# PROBLEM STATEMENT
Counting the line with "const int tid" as the last one, copy out the lines of the data exactly from the first onward.

# MATERIAL FOR THE TASK
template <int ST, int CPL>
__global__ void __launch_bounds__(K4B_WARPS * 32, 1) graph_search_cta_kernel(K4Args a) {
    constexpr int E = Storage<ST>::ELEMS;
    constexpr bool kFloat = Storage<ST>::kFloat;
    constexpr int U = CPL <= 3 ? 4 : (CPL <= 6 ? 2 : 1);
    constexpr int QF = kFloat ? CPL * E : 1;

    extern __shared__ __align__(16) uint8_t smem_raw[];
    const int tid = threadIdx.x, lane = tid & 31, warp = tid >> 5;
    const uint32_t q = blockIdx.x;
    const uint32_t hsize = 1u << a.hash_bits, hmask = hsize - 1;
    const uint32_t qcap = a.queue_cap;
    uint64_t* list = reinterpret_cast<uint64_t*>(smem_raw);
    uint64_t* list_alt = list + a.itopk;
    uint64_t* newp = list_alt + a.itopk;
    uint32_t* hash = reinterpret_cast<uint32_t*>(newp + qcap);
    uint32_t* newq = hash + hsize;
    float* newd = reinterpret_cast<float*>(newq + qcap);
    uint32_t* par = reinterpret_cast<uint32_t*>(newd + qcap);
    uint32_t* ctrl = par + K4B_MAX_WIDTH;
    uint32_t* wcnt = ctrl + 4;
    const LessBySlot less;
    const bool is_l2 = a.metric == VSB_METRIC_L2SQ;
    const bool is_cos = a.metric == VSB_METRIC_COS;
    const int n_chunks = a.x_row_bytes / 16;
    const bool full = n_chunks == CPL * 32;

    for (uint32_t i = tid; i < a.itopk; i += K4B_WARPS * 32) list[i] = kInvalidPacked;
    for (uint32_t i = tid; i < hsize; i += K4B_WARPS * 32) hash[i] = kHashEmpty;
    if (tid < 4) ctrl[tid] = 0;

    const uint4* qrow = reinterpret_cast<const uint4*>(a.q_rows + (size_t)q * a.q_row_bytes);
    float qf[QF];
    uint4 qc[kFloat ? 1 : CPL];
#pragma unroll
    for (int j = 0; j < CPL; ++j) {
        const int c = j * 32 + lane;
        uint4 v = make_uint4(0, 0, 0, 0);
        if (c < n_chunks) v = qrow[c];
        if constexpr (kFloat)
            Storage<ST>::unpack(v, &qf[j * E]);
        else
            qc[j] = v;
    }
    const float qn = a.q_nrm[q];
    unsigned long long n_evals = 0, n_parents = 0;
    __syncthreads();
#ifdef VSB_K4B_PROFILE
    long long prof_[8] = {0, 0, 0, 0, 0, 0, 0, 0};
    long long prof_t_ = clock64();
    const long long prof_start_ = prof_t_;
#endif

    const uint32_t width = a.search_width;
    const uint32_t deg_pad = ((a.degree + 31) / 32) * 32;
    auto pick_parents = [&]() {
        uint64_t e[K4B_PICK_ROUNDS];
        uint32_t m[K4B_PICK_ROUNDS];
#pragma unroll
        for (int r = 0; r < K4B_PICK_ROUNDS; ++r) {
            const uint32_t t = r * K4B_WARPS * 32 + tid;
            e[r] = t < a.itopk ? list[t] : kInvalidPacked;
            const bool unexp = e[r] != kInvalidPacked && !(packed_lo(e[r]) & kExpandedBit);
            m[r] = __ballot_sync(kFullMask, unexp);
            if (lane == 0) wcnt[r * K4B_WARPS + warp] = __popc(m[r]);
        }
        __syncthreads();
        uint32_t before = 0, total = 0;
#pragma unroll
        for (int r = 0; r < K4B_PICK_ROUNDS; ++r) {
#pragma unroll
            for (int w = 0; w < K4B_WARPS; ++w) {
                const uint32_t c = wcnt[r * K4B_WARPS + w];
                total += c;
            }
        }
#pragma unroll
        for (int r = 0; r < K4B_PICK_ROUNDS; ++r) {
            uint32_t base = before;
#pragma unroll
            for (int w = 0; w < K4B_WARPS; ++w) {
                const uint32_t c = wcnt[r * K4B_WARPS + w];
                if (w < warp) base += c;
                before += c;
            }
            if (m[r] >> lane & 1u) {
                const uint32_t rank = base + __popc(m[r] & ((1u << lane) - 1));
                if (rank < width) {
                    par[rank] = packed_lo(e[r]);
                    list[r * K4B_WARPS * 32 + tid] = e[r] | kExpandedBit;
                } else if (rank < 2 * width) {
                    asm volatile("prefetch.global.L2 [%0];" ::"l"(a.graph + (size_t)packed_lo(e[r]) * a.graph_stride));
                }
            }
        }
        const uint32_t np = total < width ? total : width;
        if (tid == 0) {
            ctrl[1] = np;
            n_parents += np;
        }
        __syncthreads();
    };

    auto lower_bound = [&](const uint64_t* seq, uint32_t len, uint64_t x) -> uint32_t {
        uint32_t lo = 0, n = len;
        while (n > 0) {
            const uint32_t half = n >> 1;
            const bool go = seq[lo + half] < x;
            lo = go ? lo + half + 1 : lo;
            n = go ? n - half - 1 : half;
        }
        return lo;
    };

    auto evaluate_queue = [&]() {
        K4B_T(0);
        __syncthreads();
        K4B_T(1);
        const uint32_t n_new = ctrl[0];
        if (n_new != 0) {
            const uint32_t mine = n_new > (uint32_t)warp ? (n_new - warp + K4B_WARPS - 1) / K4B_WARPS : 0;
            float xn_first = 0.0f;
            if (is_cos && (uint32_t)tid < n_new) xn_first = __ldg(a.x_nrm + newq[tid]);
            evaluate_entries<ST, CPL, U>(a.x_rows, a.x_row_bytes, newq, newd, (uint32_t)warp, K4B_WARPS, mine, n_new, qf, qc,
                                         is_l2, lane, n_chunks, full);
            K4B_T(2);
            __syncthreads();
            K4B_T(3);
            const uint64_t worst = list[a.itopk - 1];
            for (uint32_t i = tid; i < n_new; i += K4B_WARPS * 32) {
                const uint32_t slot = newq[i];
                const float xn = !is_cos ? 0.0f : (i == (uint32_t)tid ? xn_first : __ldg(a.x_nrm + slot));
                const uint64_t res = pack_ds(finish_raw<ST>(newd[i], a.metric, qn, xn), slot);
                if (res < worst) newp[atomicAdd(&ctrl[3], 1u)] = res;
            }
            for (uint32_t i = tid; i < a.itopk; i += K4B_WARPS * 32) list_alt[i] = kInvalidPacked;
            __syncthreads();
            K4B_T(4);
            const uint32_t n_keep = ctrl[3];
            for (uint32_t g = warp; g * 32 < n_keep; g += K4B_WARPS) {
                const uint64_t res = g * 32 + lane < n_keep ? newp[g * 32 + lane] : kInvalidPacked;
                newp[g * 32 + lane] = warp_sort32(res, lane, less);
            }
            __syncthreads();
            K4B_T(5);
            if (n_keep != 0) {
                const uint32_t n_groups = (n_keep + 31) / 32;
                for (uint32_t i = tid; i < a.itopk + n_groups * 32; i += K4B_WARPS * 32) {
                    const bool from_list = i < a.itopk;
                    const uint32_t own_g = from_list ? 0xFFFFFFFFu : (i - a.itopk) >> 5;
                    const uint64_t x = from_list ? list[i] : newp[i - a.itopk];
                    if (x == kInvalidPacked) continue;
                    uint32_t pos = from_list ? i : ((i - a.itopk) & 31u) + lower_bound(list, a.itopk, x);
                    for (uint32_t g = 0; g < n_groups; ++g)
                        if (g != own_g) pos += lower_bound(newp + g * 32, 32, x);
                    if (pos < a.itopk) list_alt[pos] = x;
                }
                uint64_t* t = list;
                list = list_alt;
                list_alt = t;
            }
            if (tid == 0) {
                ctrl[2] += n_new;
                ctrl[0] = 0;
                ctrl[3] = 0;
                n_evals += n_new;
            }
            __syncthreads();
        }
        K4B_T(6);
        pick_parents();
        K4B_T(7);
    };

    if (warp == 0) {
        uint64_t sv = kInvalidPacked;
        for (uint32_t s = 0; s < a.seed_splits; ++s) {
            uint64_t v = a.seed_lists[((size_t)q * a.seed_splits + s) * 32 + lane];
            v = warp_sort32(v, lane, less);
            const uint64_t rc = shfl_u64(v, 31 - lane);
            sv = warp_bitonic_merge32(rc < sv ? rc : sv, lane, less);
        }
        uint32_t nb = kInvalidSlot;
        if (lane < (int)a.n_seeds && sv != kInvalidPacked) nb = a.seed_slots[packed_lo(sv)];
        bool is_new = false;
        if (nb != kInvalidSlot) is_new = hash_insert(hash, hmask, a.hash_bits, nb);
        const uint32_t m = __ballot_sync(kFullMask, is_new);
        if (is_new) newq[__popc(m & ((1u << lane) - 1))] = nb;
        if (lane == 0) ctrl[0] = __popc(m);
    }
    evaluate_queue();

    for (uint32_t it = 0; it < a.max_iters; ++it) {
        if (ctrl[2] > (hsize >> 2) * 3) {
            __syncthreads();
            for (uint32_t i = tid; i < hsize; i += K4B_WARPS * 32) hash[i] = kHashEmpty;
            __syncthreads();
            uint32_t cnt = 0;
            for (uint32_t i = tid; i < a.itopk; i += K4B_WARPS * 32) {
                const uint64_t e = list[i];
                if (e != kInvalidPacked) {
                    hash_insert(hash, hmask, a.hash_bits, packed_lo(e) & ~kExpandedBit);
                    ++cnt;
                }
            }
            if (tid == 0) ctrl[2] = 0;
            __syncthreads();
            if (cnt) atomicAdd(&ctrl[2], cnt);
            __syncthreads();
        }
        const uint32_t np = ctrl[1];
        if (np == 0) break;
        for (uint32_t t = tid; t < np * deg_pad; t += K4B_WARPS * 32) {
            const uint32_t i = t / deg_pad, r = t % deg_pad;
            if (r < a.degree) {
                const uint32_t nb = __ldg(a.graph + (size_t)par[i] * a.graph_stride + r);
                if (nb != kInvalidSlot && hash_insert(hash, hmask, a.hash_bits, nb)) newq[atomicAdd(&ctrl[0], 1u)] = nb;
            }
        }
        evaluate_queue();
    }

# SOLUTION BELOW
template <int ST, int CPL>
__global__ void __launch_bounds__(K4B_WARPS * 32, 1) graph_search_cta_kernel(K4Args a) {
    constexpr int E = Storage<ST>::ELEMS;
    constexpr bool kFloat = Storage<ST>::kFloat;
    constexpr int U = CPL <= 3 ? 4 : (CPL <= 6 ? 2 : 1);
    constexpr int QF = kFloat ? CPL * E : 1;

    extern __shared__ __align__(16) uint8_t smem_raw[];
    const int tid = threadIdx.x, lane = tid & 31, warp = tid >> 5;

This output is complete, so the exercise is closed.